> _HOW TO COMPLETE THIS TASK_: Where the string "counts" shows up in a line of the records, copy that line.

[Opening DATA section]

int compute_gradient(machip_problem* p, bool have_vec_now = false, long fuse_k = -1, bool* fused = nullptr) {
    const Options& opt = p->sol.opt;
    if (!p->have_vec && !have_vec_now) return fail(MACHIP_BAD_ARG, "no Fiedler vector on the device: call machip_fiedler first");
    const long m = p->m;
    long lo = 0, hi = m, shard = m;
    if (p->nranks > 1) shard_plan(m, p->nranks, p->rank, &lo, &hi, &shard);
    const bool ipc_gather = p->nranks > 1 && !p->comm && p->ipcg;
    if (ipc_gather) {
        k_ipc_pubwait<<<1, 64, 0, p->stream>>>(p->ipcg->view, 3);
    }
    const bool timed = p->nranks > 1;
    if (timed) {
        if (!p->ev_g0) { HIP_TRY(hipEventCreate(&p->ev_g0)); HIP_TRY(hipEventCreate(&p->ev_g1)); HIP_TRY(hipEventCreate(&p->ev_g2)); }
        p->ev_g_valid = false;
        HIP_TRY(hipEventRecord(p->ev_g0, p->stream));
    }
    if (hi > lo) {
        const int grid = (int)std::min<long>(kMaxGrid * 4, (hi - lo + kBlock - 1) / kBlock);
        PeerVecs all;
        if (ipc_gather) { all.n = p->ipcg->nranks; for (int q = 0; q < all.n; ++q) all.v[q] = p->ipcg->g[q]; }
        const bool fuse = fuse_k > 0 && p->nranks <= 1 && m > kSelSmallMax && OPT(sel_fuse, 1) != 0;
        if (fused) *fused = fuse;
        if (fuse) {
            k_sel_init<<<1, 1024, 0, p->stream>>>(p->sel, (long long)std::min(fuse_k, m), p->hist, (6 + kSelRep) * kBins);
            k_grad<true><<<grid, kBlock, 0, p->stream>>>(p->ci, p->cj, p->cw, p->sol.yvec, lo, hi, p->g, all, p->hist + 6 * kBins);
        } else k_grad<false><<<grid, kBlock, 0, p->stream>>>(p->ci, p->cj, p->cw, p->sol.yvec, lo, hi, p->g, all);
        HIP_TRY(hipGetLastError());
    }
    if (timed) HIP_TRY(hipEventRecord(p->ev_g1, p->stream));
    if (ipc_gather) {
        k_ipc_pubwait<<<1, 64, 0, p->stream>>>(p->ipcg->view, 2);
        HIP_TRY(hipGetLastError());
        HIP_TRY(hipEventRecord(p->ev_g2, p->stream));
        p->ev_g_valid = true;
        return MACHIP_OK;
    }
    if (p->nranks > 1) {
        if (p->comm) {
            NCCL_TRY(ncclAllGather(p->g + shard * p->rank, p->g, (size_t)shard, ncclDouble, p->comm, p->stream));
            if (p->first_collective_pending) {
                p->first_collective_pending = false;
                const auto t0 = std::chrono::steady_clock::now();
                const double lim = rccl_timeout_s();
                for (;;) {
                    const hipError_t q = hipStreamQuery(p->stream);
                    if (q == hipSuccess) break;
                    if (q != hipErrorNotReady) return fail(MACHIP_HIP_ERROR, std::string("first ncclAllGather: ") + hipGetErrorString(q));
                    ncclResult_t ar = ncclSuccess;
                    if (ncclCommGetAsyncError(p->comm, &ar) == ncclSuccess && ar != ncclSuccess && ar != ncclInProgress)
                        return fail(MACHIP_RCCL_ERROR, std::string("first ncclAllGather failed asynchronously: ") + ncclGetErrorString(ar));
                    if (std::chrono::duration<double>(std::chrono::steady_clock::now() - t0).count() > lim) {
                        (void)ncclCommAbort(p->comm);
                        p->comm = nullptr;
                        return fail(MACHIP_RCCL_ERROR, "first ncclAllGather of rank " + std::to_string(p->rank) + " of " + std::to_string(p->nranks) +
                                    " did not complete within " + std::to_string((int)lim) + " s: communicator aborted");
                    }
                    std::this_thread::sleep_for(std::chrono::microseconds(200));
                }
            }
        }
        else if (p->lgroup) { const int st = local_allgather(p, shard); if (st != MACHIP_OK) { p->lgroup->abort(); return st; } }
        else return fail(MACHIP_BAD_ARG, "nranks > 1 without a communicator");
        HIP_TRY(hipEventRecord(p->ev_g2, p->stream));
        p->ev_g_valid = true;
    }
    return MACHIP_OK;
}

[Closing DATA section]
[Opening DATA section]

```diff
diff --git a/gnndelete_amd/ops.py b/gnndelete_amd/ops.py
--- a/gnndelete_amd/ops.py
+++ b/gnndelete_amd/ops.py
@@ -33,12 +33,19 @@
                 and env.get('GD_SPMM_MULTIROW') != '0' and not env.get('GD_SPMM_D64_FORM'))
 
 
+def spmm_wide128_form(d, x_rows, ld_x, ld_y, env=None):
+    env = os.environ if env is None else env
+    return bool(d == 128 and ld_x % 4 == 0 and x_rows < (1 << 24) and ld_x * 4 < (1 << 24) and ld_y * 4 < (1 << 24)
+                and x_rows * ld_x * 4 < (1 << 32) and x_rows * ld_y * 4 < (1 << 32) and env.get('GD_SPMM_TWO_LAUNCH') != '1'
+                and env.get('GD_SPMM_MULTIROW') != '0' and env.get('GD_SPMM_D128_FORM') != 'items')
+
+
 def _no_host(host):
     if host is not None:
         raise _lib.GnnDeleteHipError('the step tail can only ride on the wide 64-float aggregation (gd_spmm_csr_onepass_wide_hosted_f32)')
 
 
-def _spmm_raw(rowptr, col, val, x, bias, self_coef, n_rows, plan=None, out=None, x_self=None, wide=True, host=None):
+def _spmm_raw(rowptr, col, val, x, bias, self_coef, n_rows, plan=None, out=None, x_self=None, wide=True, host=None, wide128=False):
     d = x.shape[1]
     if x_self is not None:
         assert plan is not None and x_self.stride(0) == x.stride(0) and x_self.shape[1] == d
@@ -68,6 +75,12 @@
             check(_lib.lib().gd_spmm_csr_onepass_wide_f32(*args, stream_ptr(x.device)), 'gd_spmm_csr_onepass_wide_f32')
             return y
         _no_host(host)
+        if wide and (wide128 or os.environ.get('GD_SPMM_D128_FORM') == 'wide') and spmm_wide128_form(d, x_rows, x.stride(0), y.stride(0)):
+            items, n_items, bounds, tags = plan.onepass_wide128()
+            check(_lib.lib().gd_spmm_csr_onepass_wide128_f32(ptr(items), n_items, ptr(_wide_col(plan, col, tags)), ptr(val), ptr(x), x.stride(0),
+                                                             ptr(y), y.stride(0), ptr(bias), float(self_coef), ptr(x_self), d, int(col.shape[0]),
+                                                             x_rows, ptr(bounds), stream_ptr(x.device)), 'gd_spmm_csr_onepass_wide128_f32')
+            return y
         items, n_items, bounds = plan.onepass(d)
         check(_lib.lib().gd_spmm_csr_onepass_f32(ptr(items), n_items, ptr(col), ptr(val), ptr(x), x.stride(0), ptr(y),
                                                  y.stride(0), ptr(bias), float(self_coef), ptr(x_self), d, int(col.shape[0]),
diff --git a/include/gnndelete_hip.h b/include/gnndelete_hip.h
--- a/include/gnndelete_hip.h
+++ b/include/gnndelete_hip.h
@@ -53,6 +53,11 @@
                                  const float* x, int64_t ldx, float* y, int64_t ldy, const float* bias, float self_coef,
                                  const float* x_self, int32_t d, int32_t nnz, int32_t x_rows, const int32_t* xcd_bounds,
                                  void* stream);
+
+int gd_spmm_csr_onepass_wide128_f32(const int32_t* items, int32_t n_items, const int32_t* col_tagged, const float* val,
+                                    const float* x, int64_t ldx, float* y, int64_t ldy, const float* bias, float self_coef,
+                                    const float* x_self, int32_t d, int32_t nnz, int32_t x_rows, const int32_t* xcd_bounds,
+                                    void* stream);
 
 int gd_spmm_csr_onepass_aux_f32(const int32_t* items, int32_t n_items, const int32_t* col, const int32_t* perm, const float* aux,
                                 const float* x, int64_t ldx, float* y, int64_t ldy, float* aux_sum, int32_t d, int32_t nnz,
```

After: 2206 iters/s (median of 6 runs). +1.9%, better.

[Closing DATA section]
[Opening DATA section]

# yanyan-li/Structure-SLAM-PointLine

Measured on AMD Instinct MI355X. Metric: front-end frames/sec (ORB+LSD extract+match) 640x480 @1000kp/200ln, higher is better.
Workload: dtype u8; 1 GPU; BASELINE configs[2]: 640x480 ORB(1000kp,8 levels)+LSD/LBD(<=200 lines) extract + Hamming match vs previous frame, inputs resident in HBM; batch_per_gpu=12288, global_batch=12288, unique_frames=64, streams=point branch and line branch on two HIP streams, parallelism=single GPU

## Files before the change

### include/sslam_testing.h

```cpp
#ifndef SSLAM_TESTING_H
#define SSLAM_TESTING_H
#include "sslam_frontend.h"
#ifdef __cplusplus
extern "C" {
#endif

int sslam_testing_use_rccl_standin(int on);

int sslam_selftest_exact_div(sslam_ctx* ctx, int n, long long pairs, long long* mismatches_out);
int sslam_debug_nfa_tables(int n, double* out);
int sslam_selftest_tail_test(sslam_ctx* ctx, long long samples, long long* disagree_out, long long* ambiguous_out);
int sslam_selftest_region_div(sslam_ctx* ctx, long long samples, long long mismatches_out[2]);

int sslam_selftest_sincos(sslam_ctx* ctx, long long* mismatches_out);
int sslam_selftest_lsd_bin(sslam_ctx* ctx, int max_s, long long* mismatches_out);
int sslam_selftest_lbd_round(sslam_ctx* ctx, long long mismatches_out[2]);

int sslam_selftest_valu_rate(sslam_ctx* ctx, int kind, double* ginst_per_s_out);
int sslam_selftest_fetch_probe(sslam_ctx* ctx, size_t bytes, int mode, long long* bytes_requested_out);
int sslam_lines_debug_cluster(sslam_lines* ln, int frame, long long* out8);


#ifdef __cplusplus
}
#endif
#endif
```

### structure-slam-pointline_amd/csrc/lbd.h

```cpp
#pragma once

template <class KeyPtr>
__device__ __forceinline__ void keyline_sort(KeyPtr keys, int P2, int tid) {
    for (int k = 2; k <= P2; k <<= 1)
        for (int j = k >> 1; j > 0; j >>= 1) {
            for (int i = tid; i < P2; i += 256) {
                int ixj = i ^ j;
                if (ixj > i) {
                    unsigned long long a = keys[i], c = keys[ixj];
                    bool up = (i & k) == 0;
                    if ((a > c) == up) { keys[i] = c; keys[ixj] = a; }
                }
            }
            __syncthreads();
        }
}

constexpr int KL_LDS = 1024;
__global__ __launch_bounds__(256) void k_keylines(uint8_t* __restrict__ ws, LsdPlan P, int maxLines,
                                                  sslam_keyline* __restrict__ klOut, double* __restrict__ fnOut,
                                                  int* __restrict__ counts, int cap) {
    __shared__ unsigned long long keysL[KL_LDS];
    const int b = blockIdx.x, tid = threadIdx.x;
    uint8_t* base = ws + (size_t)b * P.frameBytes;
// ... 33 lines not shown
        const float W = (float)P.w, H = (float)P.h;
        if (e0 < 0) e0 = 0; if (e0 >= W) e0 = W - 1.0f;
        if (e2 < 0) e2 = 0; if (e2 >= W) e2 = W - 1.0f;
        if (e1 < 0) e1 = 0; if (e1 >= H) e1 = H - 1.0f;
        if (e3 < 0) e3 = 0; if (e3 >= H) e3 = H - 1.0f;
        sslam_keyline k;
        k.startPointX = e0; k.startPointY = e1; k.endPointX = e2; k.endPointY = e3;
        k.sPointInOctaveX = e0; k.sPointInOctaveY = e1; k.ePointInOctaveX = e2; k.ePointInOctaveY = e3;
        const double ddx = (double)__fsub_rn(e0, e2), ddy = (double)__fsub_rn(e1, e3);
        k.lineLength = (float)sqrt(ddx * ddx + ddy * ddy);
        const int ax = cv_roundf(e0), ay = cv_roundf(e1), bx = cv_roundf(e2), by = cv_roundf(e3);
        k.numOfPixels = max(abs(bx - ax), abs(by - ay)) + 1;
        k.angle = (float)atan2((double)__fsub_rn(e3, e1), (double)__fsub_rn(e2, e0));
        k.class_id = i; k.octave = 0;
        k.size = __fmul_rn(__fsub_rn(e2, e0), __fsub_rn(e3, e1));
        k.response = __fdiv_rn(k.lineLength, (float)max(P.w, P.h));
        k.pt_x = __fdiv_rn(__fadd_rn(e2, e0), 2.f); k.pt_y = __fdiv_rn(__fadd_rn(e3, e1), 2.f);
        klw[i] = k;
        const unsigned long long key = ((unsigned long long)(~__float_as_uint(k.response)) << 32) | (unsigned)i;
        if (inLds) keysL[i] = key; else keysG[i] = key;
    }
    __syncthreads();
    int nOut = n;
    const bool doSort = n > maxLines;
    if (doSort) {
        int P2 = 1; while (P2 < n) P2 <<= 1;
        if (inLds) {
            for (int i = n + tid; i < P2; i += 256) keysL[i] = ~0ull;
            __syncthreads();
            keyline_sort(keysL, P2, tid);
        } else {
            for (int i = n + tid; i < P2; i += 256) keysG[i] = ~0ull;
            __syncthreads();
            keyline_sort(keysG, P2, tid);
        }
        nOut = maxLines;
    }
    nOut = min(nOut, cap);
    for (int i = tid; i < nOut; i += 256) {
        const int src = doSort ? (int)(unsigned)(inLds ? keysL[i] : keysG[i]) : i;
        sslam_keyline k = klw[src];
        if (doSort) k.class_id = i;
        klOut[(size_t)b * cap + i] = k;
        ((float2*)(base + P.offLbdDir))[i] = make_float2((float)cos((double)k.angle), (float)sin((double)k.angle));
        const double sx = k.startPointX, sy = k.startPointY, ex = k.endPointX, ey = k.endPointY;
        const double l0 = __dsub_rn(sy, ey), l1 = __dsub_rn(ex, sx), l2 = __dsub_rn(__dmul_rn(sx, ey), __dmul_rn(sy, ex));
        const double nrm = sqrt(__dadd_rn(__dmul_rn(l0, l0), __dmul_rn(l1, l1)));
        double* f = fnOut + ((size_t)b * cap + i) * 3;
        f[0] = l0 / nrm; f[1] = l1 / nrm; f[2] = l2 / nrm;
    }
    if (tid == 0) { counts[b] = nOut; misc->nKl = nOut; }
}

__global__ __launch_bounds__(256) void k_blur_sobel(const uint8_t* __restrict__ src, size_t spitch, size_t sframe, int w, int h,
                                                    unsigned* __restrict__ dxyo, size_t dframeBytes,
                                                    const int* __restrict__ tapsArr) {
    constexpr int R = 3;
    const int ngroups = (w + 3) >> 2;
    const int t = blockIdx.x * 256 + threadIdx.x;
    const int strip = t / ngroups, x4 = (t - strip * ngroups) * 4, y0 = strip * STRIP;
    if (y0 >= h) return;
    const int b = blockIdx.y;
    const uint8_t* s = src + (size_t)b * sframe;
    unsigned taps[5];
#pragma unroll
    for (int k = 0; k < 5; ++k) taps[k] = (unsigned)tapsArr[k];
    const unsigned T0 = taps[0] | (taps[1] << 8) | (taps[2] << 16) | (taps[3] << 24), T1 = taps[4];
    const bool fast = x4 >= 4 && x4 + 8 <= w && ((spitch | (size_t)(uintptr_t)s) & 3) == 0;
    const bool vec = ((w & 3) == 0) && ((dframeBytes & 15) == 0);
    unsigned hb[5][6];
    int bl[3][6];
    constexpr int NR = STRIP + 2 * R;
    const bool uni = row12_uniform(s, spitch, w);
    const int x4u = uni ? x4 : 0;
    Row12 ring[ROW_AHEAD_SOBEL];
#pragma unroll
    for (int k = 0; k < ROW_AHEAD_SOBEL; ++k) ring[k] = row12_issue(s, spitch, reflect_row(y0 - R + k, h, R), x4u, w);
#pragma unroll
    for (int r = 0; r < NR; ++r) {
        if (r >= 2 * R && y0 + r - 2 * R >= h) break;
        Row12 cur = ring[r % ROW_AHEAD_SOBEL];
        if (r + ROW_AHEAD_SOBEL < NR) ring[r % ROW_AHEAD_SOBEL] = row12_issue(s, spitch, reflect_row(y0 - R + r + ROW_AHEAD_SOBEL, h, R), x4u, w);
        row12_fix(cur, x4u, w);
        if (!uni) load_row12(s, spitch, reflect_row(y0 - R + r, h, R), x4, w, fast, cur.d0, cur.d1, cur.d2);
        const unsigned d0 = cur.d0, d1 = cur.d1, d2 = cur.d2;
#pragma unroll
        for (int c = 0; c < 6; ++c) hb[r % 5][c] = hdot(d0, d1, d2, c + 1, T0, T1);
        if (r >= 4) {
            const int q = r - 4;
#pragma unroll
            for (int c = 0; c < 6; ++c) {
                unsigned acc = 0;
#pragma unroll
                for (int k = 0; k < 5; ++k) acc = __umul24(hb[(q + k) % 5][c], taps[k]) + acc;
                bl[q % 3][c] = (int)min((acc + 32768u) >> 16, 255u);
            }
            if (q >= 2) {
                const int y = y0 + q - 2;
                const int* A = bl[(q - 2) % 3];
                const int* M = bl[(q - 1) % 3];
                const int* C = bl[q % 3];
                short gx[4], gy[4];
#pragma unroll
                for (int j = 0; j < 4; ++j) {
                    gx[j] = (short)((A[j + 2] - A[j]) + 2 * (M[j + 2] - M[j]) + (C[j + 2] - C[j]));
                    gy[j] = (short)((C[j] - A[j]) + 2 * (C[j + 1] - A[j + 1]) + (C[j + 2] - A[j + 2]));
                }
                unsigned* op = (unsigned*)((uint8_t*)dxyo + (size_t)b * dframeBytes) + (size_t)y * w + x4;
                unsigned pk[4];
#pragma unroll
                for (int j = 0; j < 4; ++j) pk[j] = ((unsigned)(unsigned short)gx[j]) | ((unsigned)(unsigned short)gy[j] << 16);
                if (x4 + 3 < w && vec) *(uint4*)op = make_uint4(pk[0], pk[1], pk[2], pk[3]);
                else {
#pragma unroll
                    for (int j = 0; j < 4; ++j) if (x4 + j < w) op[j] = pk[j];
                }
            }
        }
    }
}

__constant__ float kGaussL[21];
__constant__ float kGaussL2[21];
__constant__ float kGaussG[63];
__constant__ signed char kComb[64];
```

[Closing DATA section]

> _RESPONSE TO THIS TASK_:
                                                  int* __restrict__ counts, int cap) {
    if (tid == 0) { counts[b] = nOut; misc->nKl = nOut; }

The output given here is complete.